__Task prompt__. Each record that follows is to be reproduced verbatim.

__Dataset entries__.

━━━━━━

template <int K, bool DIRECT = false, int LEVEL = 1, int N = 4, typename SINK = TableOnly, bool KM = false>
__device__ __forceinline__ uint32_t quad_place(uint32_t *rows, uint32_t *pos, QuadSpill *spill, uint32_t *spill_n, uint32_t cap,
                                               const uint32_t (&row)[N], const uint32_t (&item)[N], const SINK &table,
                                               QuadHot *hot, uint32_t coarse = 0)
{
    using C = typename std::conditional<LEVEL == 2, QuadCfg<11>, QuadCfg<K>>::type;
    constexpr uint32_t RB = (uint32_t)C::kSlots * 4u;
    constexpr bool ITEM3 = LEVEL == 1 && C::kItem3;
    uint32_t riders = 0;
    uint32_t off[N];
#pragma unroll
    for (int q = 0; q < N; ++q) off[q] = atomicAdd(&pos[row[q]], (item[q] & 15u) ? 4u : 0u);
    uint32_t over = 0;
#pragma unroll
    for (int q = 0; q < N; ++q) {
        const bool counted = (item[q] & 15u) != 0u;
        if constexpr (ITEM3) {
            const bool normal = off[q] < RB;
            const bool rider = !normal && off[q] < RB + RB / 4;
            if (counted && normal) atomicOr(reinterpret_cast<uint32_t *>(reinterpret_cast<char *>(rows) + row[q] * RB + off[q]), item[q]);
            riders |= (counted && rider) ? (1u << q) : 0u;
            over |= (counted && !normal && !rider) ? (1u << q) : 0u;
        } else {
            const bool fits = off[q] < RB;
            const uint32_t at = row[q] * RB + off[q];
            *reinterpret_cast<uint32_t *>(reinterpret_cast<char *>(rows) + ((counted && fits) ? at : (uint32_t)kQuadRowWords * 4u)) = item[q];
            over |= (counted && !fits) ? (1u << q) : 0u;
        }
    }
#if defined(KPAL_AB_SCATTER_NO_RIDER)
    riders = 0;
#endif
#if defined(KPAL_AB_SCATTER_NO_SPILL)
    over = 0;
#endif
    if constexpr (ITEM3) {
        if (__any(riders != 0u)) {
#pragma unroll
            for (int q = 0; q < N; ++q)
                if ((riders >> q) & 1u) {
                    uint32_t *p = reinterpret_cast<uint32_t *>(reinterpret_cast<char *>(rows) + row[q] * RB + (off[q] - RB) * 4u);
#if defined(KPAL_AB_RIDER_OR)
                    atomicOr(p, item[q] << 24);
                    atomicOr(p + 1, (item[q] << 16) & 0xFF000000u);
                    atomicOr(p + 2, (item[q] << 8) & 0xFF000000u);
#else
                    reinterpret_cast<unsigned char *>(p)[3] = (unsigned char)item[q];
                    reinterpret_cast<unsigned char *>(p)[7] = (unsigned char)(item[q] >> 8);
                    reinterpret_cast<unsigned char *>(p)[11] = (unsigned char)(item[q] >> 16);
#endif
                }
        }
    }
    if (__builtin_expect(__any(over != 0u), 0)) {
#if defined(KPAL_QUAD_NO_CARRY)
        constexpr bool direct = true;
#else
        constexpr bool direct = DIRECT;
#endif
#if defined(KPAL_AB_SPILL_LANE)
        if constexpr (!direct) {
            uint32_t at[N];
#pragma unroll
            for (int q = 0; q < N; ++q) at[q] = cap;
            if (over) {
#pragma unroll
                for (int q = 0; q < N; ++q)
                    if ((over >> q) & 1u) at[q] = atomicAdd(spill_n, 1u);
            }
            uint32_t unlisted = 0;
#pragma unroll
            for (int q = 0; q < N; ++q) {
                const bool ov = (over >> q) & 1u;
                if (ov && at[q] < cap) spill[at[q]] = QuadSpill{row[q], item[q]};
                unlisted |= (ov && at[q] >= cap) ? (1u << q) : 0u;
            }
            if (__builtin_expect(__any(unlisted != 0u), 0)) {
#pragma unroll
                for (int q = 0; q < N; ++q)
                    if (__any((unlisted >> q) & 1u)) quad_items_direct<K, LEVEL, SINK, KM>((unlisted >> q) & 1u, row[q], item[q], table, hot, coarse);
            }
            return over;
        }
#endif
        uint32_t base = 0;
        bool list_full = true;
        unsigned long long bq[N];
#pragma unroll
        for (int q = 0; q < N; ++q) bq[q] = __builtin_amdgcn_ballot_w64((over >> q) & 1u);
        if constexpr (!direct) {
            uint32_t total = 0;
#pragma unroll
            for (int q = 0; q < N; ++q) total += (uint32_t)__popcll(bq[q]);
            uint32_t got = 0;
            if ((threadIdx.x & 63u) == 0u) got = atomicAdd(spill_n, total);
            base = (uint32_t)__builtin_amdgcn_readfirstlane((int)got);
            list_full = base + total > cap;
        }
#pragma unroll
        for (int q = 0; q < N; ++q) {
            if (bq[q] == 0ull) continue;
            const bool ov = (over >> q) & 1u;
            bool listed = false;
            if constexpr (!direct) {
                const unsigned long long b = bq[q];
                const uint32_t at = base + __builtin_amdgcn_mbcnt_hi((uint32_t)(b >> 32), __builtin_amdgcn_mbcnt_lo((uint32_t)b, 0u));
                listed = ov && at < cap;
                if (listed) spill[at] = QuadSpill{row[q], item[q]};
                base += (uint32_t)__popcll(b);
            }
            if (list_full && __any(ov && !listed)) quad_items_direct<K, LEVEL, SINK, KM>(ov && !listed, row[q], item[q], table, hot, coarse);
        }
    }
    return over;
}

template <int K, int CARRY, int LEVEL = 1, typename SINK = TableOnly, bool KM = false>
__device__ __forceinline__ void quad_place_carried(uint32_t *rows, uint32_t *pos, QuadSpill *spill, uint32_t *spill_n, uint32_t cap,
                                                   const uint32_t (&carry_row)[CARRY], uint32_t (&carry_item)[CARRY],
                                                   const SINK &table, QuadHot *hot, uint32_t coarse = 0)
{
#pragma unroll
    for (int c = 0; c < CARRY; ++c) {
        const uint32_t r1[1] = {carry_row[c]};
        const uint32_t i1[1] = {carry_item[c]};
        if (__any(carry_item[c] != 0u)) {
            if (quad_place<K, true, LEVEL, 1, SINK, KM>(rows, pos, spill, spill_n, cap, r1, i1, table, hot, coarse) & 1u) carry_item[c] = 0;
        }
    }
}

━━━━━━

__Reply__.
template <int K, bool DIRECT = false, int LEVEL = 1, int N = 4, typename SINK = TableOnly, bool KM = false>
__device__ __forceinline__ uint32_t quad_place(uint32_t *rows, uint32_t *pos, QuadSpill *spill, uint32_t *spill_n, uint32_t cap,
                                               const uint32_t (&row)[N], const uint32_t (&item)[N], const SINK &table,
                                               QuadHot *hot, uint32_t coarse = 0)
{
    using C = typename std::conditional<LEVEL == 2, QuadCfg<11>, QuadCfg<K>>::type;
    constexpr uint32_t RB = (uint32_t)C::kSlots * 4u;
    constexpr bool ITEM3 = LEVEL == 1 && C::kItem3;
    uint32_t riders = 0;
    uint32_t off[N];
#pragma unroll
    for (int q = 0; q < N; ++q) off[q] = atomicAdd(&pos[row[q]], (item[q] & 15u) ? 4u : 0u);
    uint32_t over = 0;
#pragma unroll
    for (int q = 0; q < N; ++q) {
        const bool counted = (item[q] & 15u) != 0u;
        if constexpr (ITEM3) {
            const bool normal = off[q] < RB;
            const bool rider = !normal && off[q] < RB + RB / 4;
            if (counted && normal) atomicOr(reinterpret_cast<uint32_t *>(reinterpret_cast<char *>(rows) + row[q] * RB + off[q]), item[q]);
            riders |= (counted && rider) ? (1u << q) : 0u;
            over |= (counted && !normal && !rider) ? (1u << q) : 0u;
        } else {
            const bool fits = off[q] < RB;
            const uint32_t at = row[q] * RB + off[q];
            *reinterpret_cast<uint32_t *>(reinterpret_cast<char *>(rows) + ((counted && fits) ? at : (uint32_t)kQuadRowWords * 4u)) = item[q];
            over |= (counted && !fits) ? (1u << q) : 0u;
        }
    }
#if defined(KPAL_AB_SCATTER_NO_RIDER)
    riders = 0;
#endif
#if defined(KPAL_AB_SCATTER_NO_SPILL)
    over = 0;
#endif
    if constexpr (ITEM3) {
        if (__any(riders != 0u)) {
#pragma unroll
            for (int q = 0; q < N; ++q)
                if ((riders >> q) & 1u) {
                    uint32_t *p = reinterpret_cast<uint32_t *>(reinterpret_cast<char *>(rows) + row[q] * RB + (off[q] - RB) * 4u);
#if defined(KPAL_AB_RIDER_OR)
                    atomicOr(p, item[q] << 24);
                    atomicOr(p + 1, (item[q] << 16) & 0xFF000000u);
                    atomicOr(p + 2, (item[q] << 8) & 0xFF000000u);
#else
                    reinterpret_cast<unsigned char *>(p)[3] = (unsigned char)item[q];
                    reinterpret_cast<unsigned char *>(p)[7] = (unsigned char)(item[q] >> 8);
                    reinterpret_cast<unsigned char *>(p)[11] = (unsigned char)(item[q] >> 16);
#endif
                }
        }
    }
    if (__builtin_expect(__any(over != 0u), 0)) {
#if defined(KPAL_QUAD_NO_CARRY)
        constexpr bool direct = true;
#else
        constexpr bool direct = DIRECT;
#endif
#if defined(KPAL_AB_SPILL_LANE)
        if constexpr (!direct) {
            uint32_t at[N];
#pragma unroll
            for (int q = 0; q < N; ++q) at[q] = cap;
            if (over) {
#pragma unroll
                for (int q = 0; q < N; ++q)
                    if ((over >> q) & 1u) at[q] = atomicAdd(spill_n, 1u);
            }
            uint32_t unlisted = 0;
#pragma unroll
            for (int q = 0; q < N; ++q) {
                const bool ov = (over >> q) & 1u;
                if (ov && at[q] < cap) spill[at[q]] = QuadSpill{row[q], item[q]};
                unlisted |= (ov && at[q] >= cap) ? (1u << q) : 0u;
            }
            if (__builtin_expect(__any(unlisted != 0u), 0)) {
#pragma unroll
                for (int q = 0; q < N; ++q)
                    if (__any((unlisted >> q) & 1u)) quad_items_direct<K, LEVEL, SINK, KM>((unlisted >> q) & 1u, row[q], item[q], table, hot, coarse);
            }
            return over;
        }
#endif
        uint32_t base = 0;
        bool list_full = true;
        unsigned long long bq[N];
#pragma unroll
        for (int q = 0; q < N; ++q) bq[q] = __builtin_amdgcn_ballot_w64((over >> q) & 1u);
        if constexpr (!direct) {
            uint32_t total = 0;
#pragma unroll
            for (int q = 0; q < N; ++q) total += (uint32_t)__popcll(bq[q]);
            uint32_t got = 0;
            if ((threadIdx.x & 63u) == 0u) got = atomicAdd(spill_n, total);
            base = (uint32_t)__builtin_amdgcn_readfirstlane((int)got);
            list_full = base + total > cap;
        }
#pragma unroll
        for (int q = 0; q < N; ++q) {
            if (bq[q] == 0ull) continue;
            const bool ov = (over >> q) & 1u;
            bool listed = false;
            if constexpr (!direct) {
                const unsigned long long b = bq[q];
                const uint32_t at = base + __builtin_amdgcn_mbcnt_hi((uint32_t)(b >> 32), __builtin_amdgcn_mbcnt_lo((uint32_t)b, 0u));
                listed = ov && at < cap;
                if (listed) spill[at] = QuadSpill{row[q], item[q]};
                base += (uint32_t)__popcll(b);
            }
            if (list_full && __any(ov && !listed)) quad_items_direct<K, LEVEL, SINK, KM>(ov && !listed, row[q], item[q], table, hot, coarse);
        }
    }
    return over;
}

template <int K, int CARRY, int LEVEL = 1, typename SINK = TableOnly, bool KM = false>
__device__ __forceinline__ void quad_place_carried(uint32_t *rows, uint32_t *pos, QuadSpill *spill, uint32_t *spill_n, uint32_t cap,
                                                   const uint32_t (&carry_row)[CARRY], uint32_t (&carry_item)[CARRY],
                                                   const SINK &table, QuadHot *hot, uint32_t coarse = 0)
{
#pragma unroll
    for (int c = 0; c < CARRY; ++c) {
        const uint32_t r1[1] = {carry_row[c]};
        const uint32_t i1[1] = {carry_item[c]};
        if (__any(carry_item[c] != 0u)) {
            if (quad_place<K, true, LEVEL, 1, SINK, KM>(rows, pos, spill, spill_n, cap, r1, i1, table, hot, coarse) & 1u) carry_item[c] = 0;
        }
    }
}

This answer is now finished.